Planned Parenthood CEO Wen on 2020 election: It's the 'fight of our time'

Leana Wen photo from WSJ Future of Everything Festival
The CEO of Planned Parenthood said the organization plans to challenge a number of restrictive state abortion bills passed in 2019. (ProductionManager/Adam Shultz)

NEW YORK CITY—After Alabama Gov. Kay Ivey signed the most restrictive abortion bill in the country to date, Planned Parenthood health centers in the state set up a separate phone line just to address the flood of calls coming in from concerned patients, according to Planned Parenthood Federation of America President and CEO Leana Wen, M.D. 

"Right now, as we speak, abortion is safe and legal in all 50 states and we are trying to get that message out," Wen said while speaking at The Wall Street Journal's Future of Everything Festival on Monday.

"What keeps us up at night, it’s not the phone calls," she said. "It’s the people who may not be calling us and we can’t reach them."

Her speech came as a collection of states have pursued restrictive abortion legislation. Missouri also passed a bill last week to ban abortions after a fetal heartbeat is detected, making the state the eighth this year to pass abortion restrictions that could challenge the constitutional right established in Roe v. Wade.

Under the Alabama bill, physicians who perform abortions could face up to 99 years in prison, and attempting an abortion would be considered a Class C felony, putting the physician at risk of a 10-year prison term.

RELATED: Physicians could face life in prison under new Alabama abortion law; doctor groups decry 'political interference

Wen, who has been in her leadership role with Planned Parenthood only six months, vowed that the organization, in collaboration with the American Civil Liberties Union and other organizations, would fight restrictive abortion bills in the courts. "These are unconstitutional, illegal and dangerous bans," she said. "Not giving medical care to women is hurting women."

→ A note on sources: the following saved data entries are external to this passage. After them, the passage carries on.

template <int CIRC>
static int ln_conv3x3(const char *NAME, ds_ctx *ctx, const void *x, const void *w, const void *bias, const void *res1, const void *res2, void *y,
                      int batch, int height, int width, int in_channels, int out_channels, int act, int dtype, void *stream)
{
    DS_REQUIRE(ctx && x && w && y, DS_EINVAL, "%s: null argument", NAME);
    DS_REQUIRE(batch > 0 && height > 0 && width > 0 && height < 32768 && width < 32768, DS_EINVAL, "%s: bad image shape", NAME);
    DS_REQUIRE((int64_t)batch * height * width < (1ll << 31) - 256 && (int64_t)batch * height * width >= 256, DS_EINVAL,
               "%s: batch * height * width must be in [256, 2^31)", NAME);
    DS_REQUIRE(in_channels >= 64 && in_channels % 64 == 0 && (9 * in_channels / 64) % 2 == 0 && in_channels <= 4096, DS_EINVAL,
               "%s: in_channels must be a multiple of 128 (<= 4096)", NAME);
    DS_REQUIRE(out_channels > 0 && out_channels % 128 == 0, DS_EINVAL, "%s: out_channels must be a multiple of 128", NAME);
    DS_REQUIRE(out_channels % 256 == 0 || (!res1 && !res2), DS_EUNSUPPORTED,
               "%s: residual operands need out_channels to be a multiple of 256 (the 128-column tiles have no residual epilogue)", NAME);
    DS_REQUIRE(act == 0 || act == 2 || act == 6, DS_EINVAL, "%s: act must be 0 (none), 2 (ReLU) or 6 (ReLU, and ReLU on x)", NAME);
    DS_REQUIRE(dtype == DS_DTYPE_F16 || dtype == DS_DTYPE_BF16, DS_EINVAL, "%s: dtype must be f16 or bf16", NAME);
    DS_REQUIRE(((uintptr_t)x & 15) == 0 && ((uintptr_t)w & 15) == 0 && ((uintptr_t)y & 15) == 0 && (!bias || ((uintptr_t)bias & 15) == 0) &&
               ((uintptr_t)res1 & 15) == 0 && ((uintptr_t)res2 & 15) == 0,
               DS_EINVAL, "%s: x, w, y, bias, res1 and res2 must be 16-byte aligned", NAME);
    int rc = ds_ctx_reserve(ctx, &ctx->zero_line, &ctx->zero_line_bytes, 256);
    if (rc != DS_OK) return rc;
    if (!ctx->zero_line_cleared) {
        DS_HIP_CHECK(hipMemsetAsync(ctx->zero_line, 0, 256, (hipStream_t)stream));
        DS_HIP_CHECK(hipStreamSynchronize((hipStream_t)stream));
        ctx->zero_line_cleared = 1;
    }
    LinParams P;
    memset(&P, 0, sizeof(P));
    if (!res1 && res2) { res1 = res2; res2 = nullptr; }
    P.x = x; P.w = w; P.bias = bias; P.res1 = res1; P.res2 = res2; P.y = y; P.zeros = ctx->zero_line;
    P.M = batch * height * width; P.N = out_channels; P.K = 9 * in_channels;
    P.nbm = (P.M + 255) / 256; P.nbn = out_channels % 256 == 0 ? out_channels / 256 : out_channels / 128;
    P.H = height; P.W = width; P.C = in_channels; P.cpt = in_channels / 64; P.magic = 65536 / P.cpt + 1;
    for (int kt = 0; kt < P.K / 64; ++kt)
        DS_REQUIRE(((kt * 7282) >> 16) == kt / 9, DS_EUNSUPPORTED, "%s: K-tile arithmetic does not cover %d channels", NAME, in_channels);
    P.ldy = out_channels;
    P.kt_kind = DS_KT_CONV3X3;
#ifdef DS_EXPERIMENTS
    P.ablate = getenv("DS_LIN_ABLATE") ? atoi(getenv("DS_LIN_ABLATE")) : 0;
    P.stagger = getenv("DS_LIN_STAGGER_US") ? (int)(atof(getenv("DS_LIN_STAGGER_US")) * 100.0) : 0;
#endif
    return dtype == DS_DTYPE_F16 ? ln_dispatch_conv<0, CIRC>(ctx, P, act, (hipStream_t)stream) : ln_dispatch_conv<1, CIRC>(ctx, P, act, (hipStream_t)stream);
}

DS_API int ds_conv3x3_nhwc(ds_ctx *ctx, const void *x, const void *w, const void *bias, const void *res1, const void *res2, void *y,
                           int batch, int height, int width, int in_channels, int out_channels, int act, int dtype, void *stream)
{
    return ln_conv3x3<0>("ds_conv3x3_nhwc", ctx, x, w, bias, res1, res2, y, batch, height, width, in_channels, out_channels, act, dtype, stream);
}

DS_API int ds_conv3x3_nhwc_circular(ds_ctx *ctx, const void *x, const void *w, const void *bias, const void *res1, const void *res2, void *y,
                                    int batch, int height, int width, int in_channels, int out_channels, int act, int dtype, void *stream)
{
    return ln_conv3x3<1>("ds_conv3x3_nhwc_circular", ctx, x, w, bias, res1, res2, y, batch, height, width, in_channels, out_channels, act, dtype, stream);
}

DS_API int ds_linear_vt(ds_ctx *ctx, const void *w_v, const void *h, void *vt, int64_t channels, int64_t batch, int64_t tokens,
                        int64_t in_features, int dtype, void *stream)
{
    DS_REQUIRE(ctx && w_v && h && vt, DS_EINVAL, "ds_linear_vt: null argument");
    DS_REQUIRE(channels >= 256, DS_EINVAL, "ds_linear_vt: channels must be >= 256 (one tile)");
    DS_REQUIRE(batch > 0 && tokens > 0 && tokens % 8 == 0 && (batch * tokens) % 256 == 0 && batch * tokens < (1ll << 31) - 256, DS_EINVAL,
               "ds_linear_vt: tokens must be a multiple of 8 and batch * tokens a multiple of 256");
    DS_REQUIRE(batch * tokens * tokens < (1ll << 32), DS_EUNSUPPORTED, "ds_linear_vt: batch * tokens^2 must stay below 2^32");
    DS_REQUIRE(in_features >= 128 && in_features % 128 == 0 && in_features <= 16384, DS_EINVAL,
               "ds_linear_vt: in_features must be a multiple of 128 (<= 16384)");
    DS_REQUIRE(dtype == DS_DTYPE_F16 || dtype == DS_DTYPE_BF16, DS_EINVAL, "ds_linear_vt: dtype must be f16 or bf16");
    DS_REQUIRE(((uintptr_t)w_v & 15) == 0 && ((uintptr_t)h & 15) == 0 && ((uintptr_t)vt & 15) == 0, DS_EINVAL,
               "ds_linear_vt: w_v, h and vt must be 16-byte aligned");
    LinParams P;
    memset(&P, 0, sizeof(P));
    P.x = w_v; P.w = h; P.y = vt;
    P.M = (int)channels; P.N = (int)(batch * tokens); P.K = (int)in_features;
    P.nbm = (int)((channels + 255) / 256); P.nbn = (int)(batch * tokens / 256);
    P.ldy = batch * tokens;
    P.vt_np = (int)tokens; P.vt_c = (int)channels; P.vt_magic = (unsigned)((1ull << 32) / (unsigned long long)tokens + 1ull);
    P.kt_kind = DS_KT_LINEAR_VT;
    hipStream_t st = (hipStream_t)stream;
    return dtype == DS_DTYPE_F16 ? ln_launch<0, 0, 0, 0, 1>(ctx, P, st) : ln_launch<1, 0, 0, 0, 1>(ctx, P, st);
}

The latest bans are not yet in effect, and all are expected to face lengthy court battles—indeed, their proponents are hoping they will reach the Supreme Court.

If Roe v. Wade, the Supreme Court decision set in 1973, is overturned, 1 in 3 women, or about 25 million, could be living in a state where abortion is banned, outlawed and criminalized, Wen said.

"I come to this work as a physician providing care to my patients," Wen said, noting stories that her physician mentor in medical school told her about working in the emergency room in the 1960s. "My mentor recalled that there were entire wards in the hospital filled with women who were dying because they didn’t have access to safe abortions. These women sought care in garages, farms, and other countries, and they were dying of kidney failure and dying of sepsis. We simply can’t go back to that point."

In addition to the restriction on abortions, the Georgia law proposes that the state can investigate women who have had miscarriages to look at whether someone performed an illegal abortion on her.

RELATED: AMA files lawsuit to block Title X rule restricting abortion clinic funding

"What kind of dystopian world do we live in that the government can look at our medical records? That’s what is at stake right now," Wen said.

Wen said the 2020 presidential election would be the "fight of our time," and Planned Parenthood and other organizations plan to engage and mobilize voters. "(President Donald) Trump has made it clear that he wants women’s health and abortion care to be an issue in the 2020 elections. Bring it on," Wen said.

Expanding services while fighting Title X changes

Planned Parenthood is the largest reproductive health and abortion provider in the U.S. and operates more than 600 health centers across the country. The organization is focused on reproductive and sexual health care and offers services such as cervical cancer screenings, sexually transmitted disease testing, birth control and wellness visits.

Wen said the organization is expanding its services into primary care, and some centers offer mental health care as well as referrals for substance abuse disorder treatments. It is also expanding access to services that address social determinants of health.

"We are expanding our services all the while we are under attack because we have to. That’s what patients expect from us," she said.

RELATED: U.S. judge blocks 'gag rule' on abortion, calls policy 'madness'

Back in February, the Trump administration released a final rule that revises regulations around the Title X family planning program to block funding to groups that provide abortion referrals. Largely seen as a direct attack on Planned Parenthood, the final rule requires providers that receive Title X funding to maintain "physical and financial separation" from an abortion provider.

Officials have said the funding is still available to provide healthcare access to patients, but at different providers than those who offer abortions. They have also said it allows providers to mention abortion but not to provide information and referrals for one.

Multiple medical organizations including the American Medical Association have filed lawsuits to block the Trump administration rule, saying it imposes restrictions on the patient-physician relationship.

As a physician, Wen said she is concerned about the millions of patients who would no longer have access to healthcare if the Title X "gag rule" changes are implemented.

"I think about my patient, a mother of three, whom in her 30s was diagnosed with metastatic breast cancer. She waited a year before she had a breast exam and by the time she she received care, she was diagnosed with metastatic cancer and died soon after. That's the cost of these policies," Wen said.